Top and Bottom 5 Maximum Levels

In this section I wanted to see which 5 locations had the absolute highest levels of each arsenic and flouride, as well as which 5 locations were on the bottom of the maximum list. For these I included only locations that had tested at least 20 wells.

Arsenic

These are the locations with the top 5 highest maximum levels of arsenic in wells.

library(dplyr)
## 
## Attaching package: 'dplyr'
## The following objects are masked from 'package:stats':
## 
##     filter, lag
## The following objects are masked from 'package:base':
## 
##     intersect, setdiff, setequal, union
library(knitr)
arsenic_max1 <- arsenic %>% arrange(n_wells_tested) %>% filter(n_wells_tested >=20) %>% select(location, maximum) %>% arrange(desc(maximum)) %>% top_n(5)
## Selecting by maximum
kable(arsenic_max1)
location maximum
Danforth 3100
Northport 1700
Blue Hill 930
Sedgwick 840
Buxton 670

These are the locations with the bottom 5 maximum (5 lowest) levels of arsenic in wells.

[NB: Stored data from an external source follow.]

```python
class BatchedNMPC:
    def __init__(self, batch, N=CP.N_node, disturbance=False, n_rti=1, qp_mode=_lib.QP_AUTO, device=0,
                 dt=CP.th_pred, load_mlp=None, **cfg_overrides):
        self._lib = _lib.load()
        if "ipm_refine" not in cfg_overrides and (7 * int(N) - 3 > 192 or cfg_overrides.get("qp_precision", 0)):
            cfg_overrides = dict(cfg_overrides, ipm_refine=0)
        self.cfg = _lib.default_cfg(batch=int(batch), N=int(N), n_rti=int(n_rti), use_fd=int(bool(disturbance)),
                                    qp_mode=int(qp_mode), device=int(device), dt=float(dt), r_horiz=DP.r_horiz,
                                    **cfg_overrides)
        self.B, self.N = int(batch), int(N)
        self.disturbance = bool(disturbance)
        self._h = C.c_void_p()
        rc = self._lib.ndp_create(C.byref(self.cfg), C.byref(self._h))
        if rc != 0:
            self._h = None
            raise NdpError(f"ndp_create failed ({rc}): {self._lib.ndp_last_error(None).decode()}")
        if load_mlp is None:
            load_mlp = self.disturbance
        if load_mlp:
            self.set_mlp_weights(_lib.load_weights())

    def close(self):
        if getattr(self, "_h", None):
            self._lib.ndp_destroy(self._h)
            self._h = None

    def __del__(self):
        try:
            self.close()
        except Exception:
            pass

    def _check(self, rc, what):
        if rc < 0:
            raise NdpError(f"{what} failed ({rc}): {self._lib.ndp_last_error(self._h).decode()}")
        return rc

    def set_mlp_weights(self, blob):
        blob = np.ascontiguousarray(blob, dtype=np.float32)
        self._check(self._lib.ndp_set_mlp_weights(self._h, _lib.ptr(blob), blob.size), "ndp_set_mlp_weights")
        self._mlp_installed = None

    def reset(self, xr, ur):
        xr = _lib.f64(xr, (self.B, self.N + 1, 10))
        ur = _lib.f64(ur, (self.B, self.N, 4))
        self._check(self._lib.ndp_reset(self._h, _lib.ptr(xr), _lib.ptr(ur)), "ndp_reset")

    def update(self, x0, xr, ur, f=None, other=None, ego_xy=None, raise_on_status=True, full=False):
        x0 = _lib.f64(x0, (self.B, 10))
        xr = _lib.f64(xr, (self.B, self.N + 1, 10))
        ur = _lib.f64(ur, (self.B, self.N, 4))
        u0 = np.empty((self.B, 4), dtype=np.float64)
        if f is not None and other is None and np.asarray(f).dtype == np.float64:
            f64 = _lib.f64(f, (self.B, self.N + 1, 3))
            X = U = st = it = None
            if full:
                X, U = np.empty((self.B, self.N + 1, 10)), np.empty((self.B, self.N, 4))
                st, it = np.empty(self.B, dtype=np.int32), np.empty(self.B, dtype=np.int32)
            rc = self._check(self._lib.ndp_step_ex_f64(self._h, _lib.ptr(x0), _lib.ptr(xr), _lib.ptr(ur), _lib.ptr(f64), _lib.ptr(u0),
                                                       _lib.ptr(X), _lib.ptr(U), _lib.ptr(st), _lib.ptr(it)), "ndp_step_ex_f64")
            if rc != 0 and raise_on_status:
                raise Exception("acados acados_ocp_solver returned status {}. Exiting.".format(rc))
            return (u0, X, U, st, it) if full else u0
        f32 = None if f is None else np.ascontiguousarray(f, dtype=np.float32).reshape(self.B, self.N + 1, 3)
        other = _lib.f64(other, (self.B, self.N + 1, 10))
        ego_xy = _lib.f64(ego_xy, (self.B, 2))
        if full:
            X, U = np.empty((self.B, self.N + 1, 10)), np.empty((self.B, self.N, 4))
            st, it = np.empty(self.B, dtype=np.int32), np.empty(self.B, dtype=np.int32)
            rc = self._check(self._lib.ndp_step_ex(self._h, _lib.ptr(x0), _lib.ptr(xr), _lib.ptr(ur), _lib.ptr(f32),
                                                   _lib.ptr(other), _lib.ptr(ego_xy), _lib.ptr(u0), _lib.ptr(X), _lib.ptr(U),
                                                   _lib.ptr(st), _lib.ptr(it)), "ndp_step_ex")
        else:
            rc = self._check(self._lib.ndp_step(self._h, _lib.ptr(x0), _lib.ptr(xr), _lib.ptr(ur), _lib.ptr(f32),
                                                _lib.ptr(other), _lib.ptr(ego_xy), _lib.ptr(u0)), "ndp_step")
        if rc != 0 and raise_on_status:
            raise Exception("acados acados_ocp_solver returned status {}. Exiting.".format(rc))
        return (u0, X, U, st, it) if full else u0

    def update_begin(self, x0, xr, ur, f=None, other=None, ego_xy=None, want_iterate=False):
        x0 = _lib.f64(x0, (self.B, 10))
        xr = _lib.f64(xr, (self.B, self.N + 1, 10))
        ur = _lib.f64(ur, (self.B, self.N, 4))
        f32 = None if f is None else np.ascontiguousarray(f, dtype=np.float32).reshape(self.B, self.N + 1, 3)
        other = _lib.f64(other, (self.B, self.N + 1, 10))
        ego_xy = _lib.f64(ego_xy, (self.B, 2))
        self._check(self._lib.ndp_step_begin(self._h, _lib.ptr(x0), _lib.ptr(xr), _lib.ptr(ur), _lib.ptr(f32), _lib.ptr(other),
                                             _lib.ptr(ego_xy), 1 if want_iterate else 0), "ndp_step_begin")

    def update_end(self, raise_on_status=True, full=False, out=None):
        u0 = np.empty((self.B, 4), dtype=np.float64) if out is None else out
        st = it = X = U = None
        if full:
            X, U = np.empty((self.B, self.N + 1, 10)), np.empty((self.B, self.N, 4))
            st, it = np.empty(self.B, dtype=np.int32), np.empty(self.B, dtype=np.int32)
        rc = self._check(self._lib.ndp_step_end(self._h, _lib.ptr(u0), _lib.ptr(X), _lib.ptr(U), _lib.ptr(st), _lib.ptr(it)),
                         "ndp_step_end")
        if rc != 0 and raise_on_status:
            raise Exception("acados acados_ocp_solver returned status {}. Exiting.".format(rc))
        return (u0, X, U, st, it) if full else u0

    def update_debug(self, x0, xr, ur, f=None, other=None, ego_xy=None):
        x0, xr, ur = _lib.f64(x0, (1, 10)), _lib.f64(xr, (1, self.N + 1, 10)), _lib.f64(ur, (1, self.N, 4))
        f32 = None if f is None else np.ascontiguousarray(f, dtype=np.float32).reshape(1, self.N + 1, 3)
        other, ego_xy = _lib.f64(other, (1, self.N + 1, 10)), _lib.f64(ego_xy, (1, 2))
        u0 = np.empty((1, 4))
        dump = np.zeros(self._lib.ndp_debug_lds_doubles(self.N))
        self._check(self._lib.ndp_step_debug(self._h, _lib.ptr(x0), _lib.ptr(xr), _lib.ptr(ur), _lib.ptr(f32),
                                             _lib.ptr(other), _lib.ptr(ego_xy), _lib.ptr(u0), _lib.ptr(dump)),
                    "ndp_step_debug")
        return u0, dump

    def downwash(self, other, ego_ref, ego_xy=None):
        other = _lib.f64(other, (self.B, self.N + 1, 10))
        ego_ref = _lib.f64(ego_ref, (self.B, self.N + 1, 10))
        ego_xy = _lib.f64(ego_xy, (self.B, 2))
        f = np.empty((self.B, self.N + 1, 3), dtype=np.float32)
        self._check(self._lib.ndp_downwash(self._h, _lib.ptr(other), _lib.ptr(ego_ref), _lib.ptr(ego_xy), _lib.ptr(f)),
                    "ndp_downwash")
        return f

    def throttle_reset(self):
        self._check(self._lib.ndp_throttle_reset(self._h), "ndp_throttle_reset")

    def throttle_update(self, vz, throttle):
        vz, throttle = _lib.f64(vz, (self.B,)), _lib.f64(throttle, (self.B,))
        k = np.empty(self.B)
        self._check(self._lib.ndp_throttle_update(self._h, _lib.ptr(vz), _lib.ptr(throttle), _lib.ptr(k)), "ndp_throttle_update")
        return k

    def throttle_state(self):
        st = np.empty((self.B, 8))
        self._check(self._lib.ndp_throttle_get_state(self._h, _lib.ptr(st)), "ndp_throttle_get_state")
        return st

    def actuator_cmd(self, u0, k_throttle):
        u0, k = _lib.f64(u0, (self.B, 4)), _lib.f64(k_throttle, (self.B,))
        cmd = np.empty((self.B, 4))
        self._check(self._lib.ndp_actuator_cmd(self._h, _lib.ptr(u0), _lib.ptr(k), _lib.ptr(cmd)), "ndp_actuator_cmd")
        return cmd

    def relay_reset(self):
        self._check(self._lib.ndp_relay_reset(self._h), "ndp_relay_reset")

    def relay_formation(self, form):
        form = _lib.f64(form, (self.B, 3))
        off = np.empty((self.B, 3))
        self._check(self._lib.ndp_relay_formation(self._h, _lib.ptr(form), _lib.ptr(off)), "ndp_relay_formation")
        return off

    def relay_reference(self, xr_lead):
        xr_lead = _lib.f64(xr_lead, (self.B, self.N + 1, 10))
        out = np.empty_like(xr_lead)
        self._check(self._lib.ndp_relay_reference(self._h, _lib.ptr(xr_lead), _lib.ptr(out)), "ndp_relay_reference")
        return out

    def ref_set_trajectory(self, coeff_x, coeff_y, coeff_z, coeff_yaw, time_cum, time_seg, final_pt):
        time_seg = _lib.f64(time_seg)
        n_seg = time_seg.shape[1]
        cx, cy, cz = (_lib.f64(np.reshape(c, (self.B, n_seg * 8)), (self.B, n_seg * 8)) for c in (coeff_x, coeff_y, coeff_z))
        cyaw = _lib.f64(np.reshape(coeff_yaw, (self.B, n_seg * 4)), (self.B, n_seg * 4))
        time_cum, final_pt = _lib.f64(time_cum, (self.B, n_seg + 1)), _lib.f64(final_pt, (self.B, 3))
        self._check(self._lib.ndp_ref_set_trajectory(self._h, n_seg, _lib.ptr(cx), _lib.ptr(cy), _lib.ptr(cz), _lib.ptr(cyaw),
                                                     _lib.ptr(time_cum), _lib.ptr(_lib.f64(time_seg, (self.B, n_seg))),
                                                     _lib.ptr(final_pt)), "ndp_ref_set_trajectory")

    def ref_window(self, t):
        t = _lib.f64(t, (self.B,))
        xr, ur = np.empty((self.B, self.N + 1, 10)), np.empty((self.B, self.N, 4))
        self._check(self._lib.ndp_ref_window(self._h, _lib.ptr(t), _lib.ptr(xr), _lib.ptr(ur)), "ndp_ref_window")
        return xr, ur

    def ref_list_reset(self):
        self._check(self._lib.ndp_ref_list_reset(self._h), "ndp_ref_list_reset")

    def ref_list_fix_pt(self, x_odom, quirk_b1=True):
        x_odom = _lib.f64(x_odom, (self.B, 10))
        self._check(self._lib.ndp_ref_list_fix_pt(self._h, _lib.ptr(x_odom), int(bool(quirk_b1))), "ndp_ref_list_fix_pt")

    def ref_list_window(self, t=None):
        t = _lib.f64(t, (self.B,))
        xr, ur = np.empty((self.B, self.N + 1, 10)), np.empty((self.B, self.N, 4))
        self._check(self._lib.ndp_ref_list_window(self._h, _lib.ptr(t), _lib.ptr(xr), _lib.ptr(ur)), "ndp_ref_list_window")
        return xr, ur

    def ref_list_advance_device(self, t, stream=None):
        import torch
        self._check(self._lib.ndp_ref_list_advance_device(self._h, self._dptr(t, torch.float64, (self.B,)), self._stream(stream)),
                    "ndp_ref_list_advance_device")

    def ref_list_window_device(self, xr_out, ur_out, stream=None):
        import torch
        self._check(self._lib.ndp_ref_list_window_device(
            self._h, self._dptr(xr_out, torch.float64, (self.B, self.N + 1, 10)),
            self._dptr(ur_out, torch.float64, (self.B, self.N, 4)), self._stream(stream)), "ndp_ref_list_window_device")

    def ref_window_device(self, t, xr_out, ur_out, stream=None):
        import torch
        self._check(self._lib.ndp_ref_window_device(
            self._h, self._dptr(t, torch.float64, (self.B,)), self._dptr(xr_out, torch.float64, (self.B, self.N + 1, 10)),
            self._dptr(ur_out, torch.float64, (self.B, self.N, 4)), self._stream(stream)), "ndp_ref_window_device")

    def tick_config(self, other_index=None, gate=True):
        oi = None if other_index is None else np.ascontiguousarray(other_index, dtype=np.int32).reshape(self.B)
        self._check(self._lib.ndp_tick_config(self._h, _lib.ptr(oi), 1 if gate else 0), "ndp_tick_config")

    def tick_reset(self):
        self._check(self._lib.ndp_tick_reset(self._h), "ndp_tick_reset")

    def _tick_in(self, x_odom, t, vz, throttle, estimate, want_u0):
        flags = (_lib.TICK_ESTIMATE if estimate else 0) | (_lib.TICK_WANT_U0 if want_u0 else 0)
        if t is not None and np.ndim(t) == 0:
            t, flags = np.array([float(t)]), flags | _lib.TICK_T_UNIFORM
        else:
            t = _lib.f64(t, (self.B,))
        return (_lib.f64(x_odom, (self.B, 10)), t, _lib.f64(vz, (self.B,)), _lib.f64(throttle, (self.B,)), flags)

    def tick_begin(self, x_odom, t=None, vz=None, throttle=None, estimate=False, want_u0=False):
        x, t, vz, th, flags = self._tick_in(x_odom, t, vz, throttle, estimate, want_u0)
        self._check(self._lib.ndp_tick_begin(self._h, _lib.ptr(x), _lib.ptr(t), _lib.ptr(vz), _lib.ptr(th), flags), "ndp_tick_begin")

    def tick_end(self, raise_on_status=True, full=False, out=None):
        cmd = np.empty((self.B, 4)) if out is None else out
        u0 = st = it = None
        if full:
            u0, st, it = np.empty((self.B, 4)), np.empty(self.B, dtype=np.int32), np.empty(self.B, dtype=np.int32)
        rc = self._check(self._lib.ndp_tick_end(self._h, _lib.ptr(cmd), _lib.ptr(u0), _lib.ptr(st), _lib.ptr(it)), "ndp_tick_end")
        if rc != 0 and raise_on_status:
            raise Exception("acados acados_ocp_solver returned status {}. Exiting.".format(rc))
        return (cmd, u0, st, it) if full else cmd

    def tick(self, x_odom, t=None, vz=None, throttle=None, estimate=False, raise_on_status=True, full=False):
        x, t, vz, th, flags = self._tick_in(x_odom, t, vz, throttle, estimate, full)
        cmd = np.empty((self.B, 4))
        u0 = st = it = None
        if full:
            u0, st, it = np.empty((self.B, 4)), np.empty(self.B, dtype=np.int32), np.empty(self.B, dtype=np.int32)
        rc = self._check(self._lib.ndp_tick(self._h, _lib.ptr(x), _lib.ptr(t), _lib.ptr(vz), _lib.ptr(th), flags, _lib.ptr(cmd),
                                            _lib.ptr(u0), _lib.ptr(st), _lib.ptr(it)), "ndp_tick")
        if rc != 0 and raise_on_status:
            raise Exception("acados acados_ocp_solver returned status {}. Exiting.".format(rc))
        return (cmd, u0, st, it) if full else cmd

    def tick_device(self, x_odom, cmd_out, t=None, vz=None, throttle=None, estimate=False, u0_out=None, stream=None):
        import torch
        B = self.B
        flags = _lib.TICK_ESTIMATE if estimate else 0
        if t is not None and not isinstance(t, torch.Tensor):
            t_host = np.array([float(t)])
            tp, flags = _lib.ptr(t_host), flags | _lib.TICK_T_UNIFORM
        else:
            tp = self._dptr(t, torch.float64, (B,))
        self._check(self._lib.ndp_tick_device(
            self._h, self._dptr(x_odom, torch.float64, (B, 10)), tp,
            self._dptr(vz, torch.float64, (B,)), self._dptr(throttle, torch.float64, (B,)), flags,
            self._dptr(cmd_out, torch.float64, (B, 4)), self._dptr(u0_out, torch.float64, (B, 4)), self._stream(stream)),
            "ndp_tick_device")

    def tick_config_remote(self, windows, other_index, gate=True):
        import torch
        assert isinstance(windows, torch.Tensor) and windows.is_cuda and windows.is_contiguous() and windows.dtype == torch.float64
        assert windows.dim() == 3 and windows.shape[1] == self.N + 1 and windows.shape[2] in (6, 10)
        oi = np.ascontiguousarray(other_index, dtype=np.int32).reshape(self.B)
        self._tick_windows = windows
# ... 552 lines not shown
```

arsenic_min1 <- arsenic %>% arrange(n_wells_tested) %>% filter(n_wells_tested >=20) %>% select(location, maximum) %>% arrange(maximum) %>% top_n(-5)
## Selecting by maximum
kable(arsenic_min1)
location maximum
Waterford 1.0
Mexico 1.0
Presque Isle 1.0
Andover 1.1
Carthage 1.3

Flouride

These are the locations with the top 5 highest maximum levels of flouride in wells.

flouride_max1 <- flouride %>% arrange(n_wells_tested) %>% filter(n_wells_tested >=20) %>% select(location, maximum) %>% arrange(desc(maximum)) %>% top_n(5)
## Selecting by maximum
kable(flouride_max1)
location maximum
Anson 14.0
Ashland 10.0
Peru 9.9
Kennebunk 9.6
Raymond 9.1

These are the locations with the bottom 5 maximums (5 lowest) levels of flouride in wells.

flouride_min1 <- flouride %>% arrange(n_wells_tested) %>% filter(n_wells_tested >=20) %>% select(location, maximum) %>% arrange(maximum) %>% top_n(-5)
## Selecting by maximum
kable(flouride_min1)
location maximum
Hodgdon 0.1
Boothbay Harbor 0.1
Wallagrass 0.1
Sangerville 0.1
Garland 0.1
Sherman 0.1
Etna 0.1
Newburgh 0.1

Top 30 locations for percent of wells above guideline

In this section I looked at only two columns, the location and the percent of wells above guideline. I created a table with the top 30 locations for arsenic and a separate table for the top 30 for flouride. Again, I only included locations that had at least 20 wells measured.

Arsenic

These are the top 30 locations for arsenic.

arsenic2 <- arsenic %>% arrange(n_wells_tested) %>% filter(n_wells_tested >=20) %>% select(location, ar_percent_above = percent_wells_above_guideline) %>% arrange(desc(ar_percent_above)) %>% top_n(30)
## Selecting by ar_percent_above
kable(arsenic2, digits = 1)
location ar_percent_above
Manchester 58.9
Gorham 50.1
Columbia 50.0
Monmouth 49.5
Eliot 49.3
Columbia Falls 48.0
Winthrop 44.8
Hallowell 44.6
Buxton 43.4
Blue Hill 42.7
Litchfield 42.0
Hollis 41.4
Orland 40.7
Surry 40.3
Mariaville 40.0
Danforth 40.0
Readfield 39.8
Otis 39.6
Dayton 37.7
Sedgwick 37.3
Mercer 36.4
Scarborough 35.2
Saco 34.4
Camden 34.0
Trenton 33.7
Anson 33.3
Wales 33.3
Rangeley 33.1
Oakland 33.0
Carrabassett Valley 32.5
Minot 32.5

Flouride

These are the top 30 locations for flouride.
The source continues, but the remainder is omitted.